I've wrote the following test suite:

{-# LANGUAGE NumericUnderscores #-}
module Test.Syd.ExceptionSpec where

import Test.Syd
import Test.Syd.OptParse (defaultSettings)
import Data.Time.Clock
import Control.Concurrent (threadDelay)
import Control.Concurrent.Async

runAndCheckExceptions spec = do
  resultForest <- sydTestResult defaultSettings spec
  pure resultForest

data Cheval = Cheval String deriving (Eq)

instance Show Cheval where
  show x = error "NO"

spec = describe "exception handling" $ do
  it "works with exception in before" $ do
    res <- runAndCheckExceptions $ describe "behavior with exceptions" $ do
      -- This error in before all should appears as an error in the final
      -- report and not a crash of the test suite.
      beforeAll (fail "error in before all") $ do
        it "should not kill the test suit" $ do
          1 `shouldBe` 1

    pure ()
  it "works with exception in shouldBe" $ do
    res <- runAndCheckExceptions $ do
      describe "behavior with exceptions" $ do
        it "should not kill the test suit" $ do
          -- This should be won't raise the exception during comparison
          -- (because `==` is fine). However, the `Show` instance for `Cheval`
          -- is broken.
          --
          -- sydtest will try to display the actual/expected diff using the
          -- show instance, and should not crash.
          Cheval "troll" `shouldBe` Cheval "troll2"

    pure ()

  it "stops immediatly with async" $ do
    -- Tests that when an async exception is sent to sydTest (for example,
    -- ctrl-c), it behaves as expected and terminates immediately and does not
    -- do anything surprising.
    startTime <- liftIO $ getCurrentTime

    -- Runs two threads, one will be done in 1s, and the other is a test suite
    -- with one test which should run for 10s.
    -- When the first threads terminate, it will throw AsyncCancel in the
    -- sydTest test suite, which should terminate asap.
    -- This will be checked using the timer t. That's fragile, but we know that:
    --
    -- t should be more than 1s (because of the first threadDelay)
    -- t should be no much more than 1s. Especially, it should not be 10s
    -- (waiting for the complete threadDelay in the test suite) or even more if
    -- the exception is completly ignored (or test is retried)
    race (threadDelay 1_000_000) $ do
      sydTest $ do
          it "is slow" $ do
            threadDelay 10_000_000

    endTime <- liftIO $ getCurrentTime

    liftIO $ print $ startTime `diffUTCTime` endTime
    pure ()

Which shows the problems and should hopefully be fine once the problems are fixed.

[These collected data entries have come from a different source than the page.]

After: 3474 (median of 6 runs). Within noise of the previous version (+0.4%).

```diff
diff --git a/multipoint_amd/csrc/forward.hip b/multipoint_amd/csrc/forward.hip
--- a/multipoint_amd/csrc/forward.hip
+++ b/multipoint_amd/csrc/forward.hip
@@ -321,6 +321,7 @@
             t.wdet = h->det1.wpack_h; t.bdet = h->det1.bias_h; t.wdesc = h->desc1.wpack_h; t.bdesc = h->desc1.bias_h;
         } else {
             t.wdet = h->det1.wpack; t.bdet = h->det1.bias; t.wdesc = h->desc1.wpack; t.bdesc = h->desc1.bias;
+            t.wdust = h->det_dustbin;
         }
         t.sdet = h->det1.scale; t.tdet = h->det1.shift; t.sdesc = h->desc1.scale; t.tdesc = h->desc1.shift;
         t.D = D; t.npx = npx; t.B = B; t.Hc = Hc; t.Wc = Wc;
diff --git a/multipoint_amd/csrc/head_tail.hip b/multipoint_amd/csrc/head_tail.hip
--- a/multipoint_amd/csrc/head_tail.hip
+++ b/multipoint_amd/csrc/head_tail.hip
@@ -11,16 +11,22 @@
     asm volatile("v_accvgpr_read_b32 %0, %1" : "=v"(x) : "a"(a));
     return x;
 }
+template <int ND> constexpr int head_tail_wgs = ND <= 2 ? 2 : 1;
 template <int ND>
-__global__ __launch_bounds__(256) void head_tail_kernel(const HeadTailParams p)
+__global__ __launch_bounds__(256, head_tail_wgs<ND>) void head_tail_kernel(const HeadTailParams p)
 {
-    constexpr int NT = 3 + ND;
+    constexpr int NT = 2 + ND;
     constexpr int NP = 96 + 32 * ND;
-    constexpr int WCH = 4 * NT * 256;
-    constexpr int XCH = 2 * 4 * 256;
-    __shared__ __attribute__((aligned(16))) float wl[2 * WCH];
-    __shared__ __attribute__((aligned(16))) float xl[2 * 4 * XCH];
+    constexpr int WCH = 2 * NT * 256;
+    constexpr int XCH = (ND ? 2 : 1) * 2 * 256;
+    constexpr int NBUF = 3, PD = NBUF - 1;
+    constexpr int NWD = NT / 2, NXD = ND ? 4 : 2;
+    constexpr int NDMA = NWD + NXD;
+    static_assert(NT % 2 == 0, "a chunk's 2 * NT weight blocks are dealt evenly to the four waves");
+    __shared__ __attribute__((aligned(16))) float wl[NBUF * WCH];
+    __shared__ __attribute__((aligned(16))) float xl[NBUF * 4 * XCH];
     __shared__ __attribute__((aligned(16))) float prm[3 * NP];
+    __shared__ __attribute__((aligned(16))) float wdb[256];
     const int tid = threadIdx.x, lane = tid & 63;
     const int wave = __builtin_amdgcn_readfirstlane(tid >> 6);
     const int pl = lane & 31, hf = lane >> 5;
@@ -31,39 +37,49 @@
         prm[NP + i] = det ? p.sdet[c] : p.sdesc[c];
         prm[2 * NP + i] = det ? p.tdet[c] : p.tdesc[c];
     }
+    for (int i = tid; i < p.K; i += 256) wdb[i] = p.wdust[i];
 
     const long long ntiles = (p.npx + 127) / 128;
     long long tile = blockIdx.x;
     long long px = 0;
     bool valid = false;
-    unsigned xoff = 0, xoff_next = 0;
+    unsigned xoff[2] = {0, 0}, xoff_next[2] = {0, 0};
     const float *xbase = p.x, *xbase_next = p.x;
-    auto place = [&](long long t, unsigned& off, const float*& base) __attribute__((always_inline)) {
-        const long long q = (t * 4 + wave) * 32 + pl;
-        off = (unsigned)(((q < p.npx ? q : p.npx - 1) - t * 128) * p.xstride + hf * 4) * 4u;
+    auto place = [&](long long t, unsigned (&off)[2], const float*& base) __attribute__((always_inline)) {
+#pragma unroll
+        for (int h = 0; h < 2; ++h) {
+            const long long q = (t * 4 + wave) * 32 + 16 * h + (lane >> 2);
+            const int piece = (lane & 3) ^ ((lane >> 3) & 3);
+            off[h] = (unsigned)(((q < p.npx ? q : p.npx - 1) - t * 128) * p.xstride + piece * 4) * 4u;
+        }
         base = p.x + t * 128 * p.xstride;
     };
     place(tile, xoff, xbase);
-    const int nchunks = p.K >> 5;
+    const int nchunks = p.K >> 4;
     const unsigned wl_lds = (unsigned)(size_t)wl, xl_lds = (unsigned)(size_t)xl + (unsigned)wave * (XCH * 4u);
 
     auto chunk_dma = [&](int c, int buf, int j, bool next_tile) __attribute__((always_inline)) {
-        if (j < NT) {
-            const int nb = j < 3 ? j : j - 3;
-            const float* w = j < 3 ? p.wdet : p.wdesc;
-            const float* src = w + (((((long long)(nb >> 1) * nchunks + c) * 4 + wave) * 2 + (nb & 1)) * 64) * 4;
-            lds_dma<4, 0, 0>(src, (unsigned)lane * 16u, wl_lds + (unsigned)(buf * WCH + (wave * NT + j) * 256) * 4u);
+        if (j < NWD) {
+            const int kg = wave & 1, t = 2 * j + (wave >> 1);
+            const int nb = j == 0 ? t : t - 2;
+            const float* w = j == 0 ? p.wdet : p.wdesc;
+            const float* src = w + (((((long long)(nb >> 1) * (nchunks >> 1) + (c >> 1)) * 4 + (c & 1) * 2 + kg) * 2 + (nb & 1)) * 64) * 4;
+            lds_dma<4, 0, 0>(src, (unsigned)lane * 16u, wl_lds + (unsigned)(buf * WCH + (kg * NT + t) * 256) * 4u);
         } else {
-            const int q = j - NT, part = q >> 2, g = q & 3;
-            if (ND == 0 && part == 1) return;
-            lds_dma<4, 0, 0>((next_tile ? xbase_next : xbase) + part * p.K + c * 32 + g * 8, next_tile ? xoff_next : xoff,
-                             xl_lds + (unsigned)(buf * 4 * XCH + (part * 4 + g) * 256) * 4u);
+            const int q = j - NWD, part = q >> 1, h = q & 1;
+            lds_dma<4, 0, 0>((next_tile ? xbase_next : xbase) + part * p.K + c * 16, next_tile ? xoff_next[h] : xoff[h],
+                             xl_lds + (unsigned)(buf * 4 * XCH + (part * 2 + h) * 256) * 4u);
         }
     };
 
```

Note that I also observed that:

However, I'm surprised, because tests are run in applyWrapper2, which uses catches with the following handlers:

exceptionHandlers :: [Handler (Either SomeException a)]
exceptionHandlers =
  [ -- Re-throw AsyncException, otherwise execution will not terminate on SIGINT (ctrl-c).
    Handler (\e -> throwIO (e :: AsyncException)),
    -- Catch all the rest
    Handler (\e -> return $ Left (e :: SomeException))
  ]

So as a first observation, it seems that the problem was already anticipated and taken care of. I need to read the precise spec of catches now to understand what is happening.

guibou commented 3 weeks ago

@NorfairKing

AsyncException is a class of exception which does NOT contain all asynchroneous exception. We need to use SomeAsyncException (or a wrapper library, such as https://hackage.haskell.org/package/safe-exceptions, which takes care of that for us)

This fix is trivial, AsyncException -> SomeAsyncException. MR pending.

NorfairKing commented 3 weeks ago

@guibou I'm impressed that you're run into so many of these issues already. I'm open to any improvements, especially when you have such a nice test suite along with them.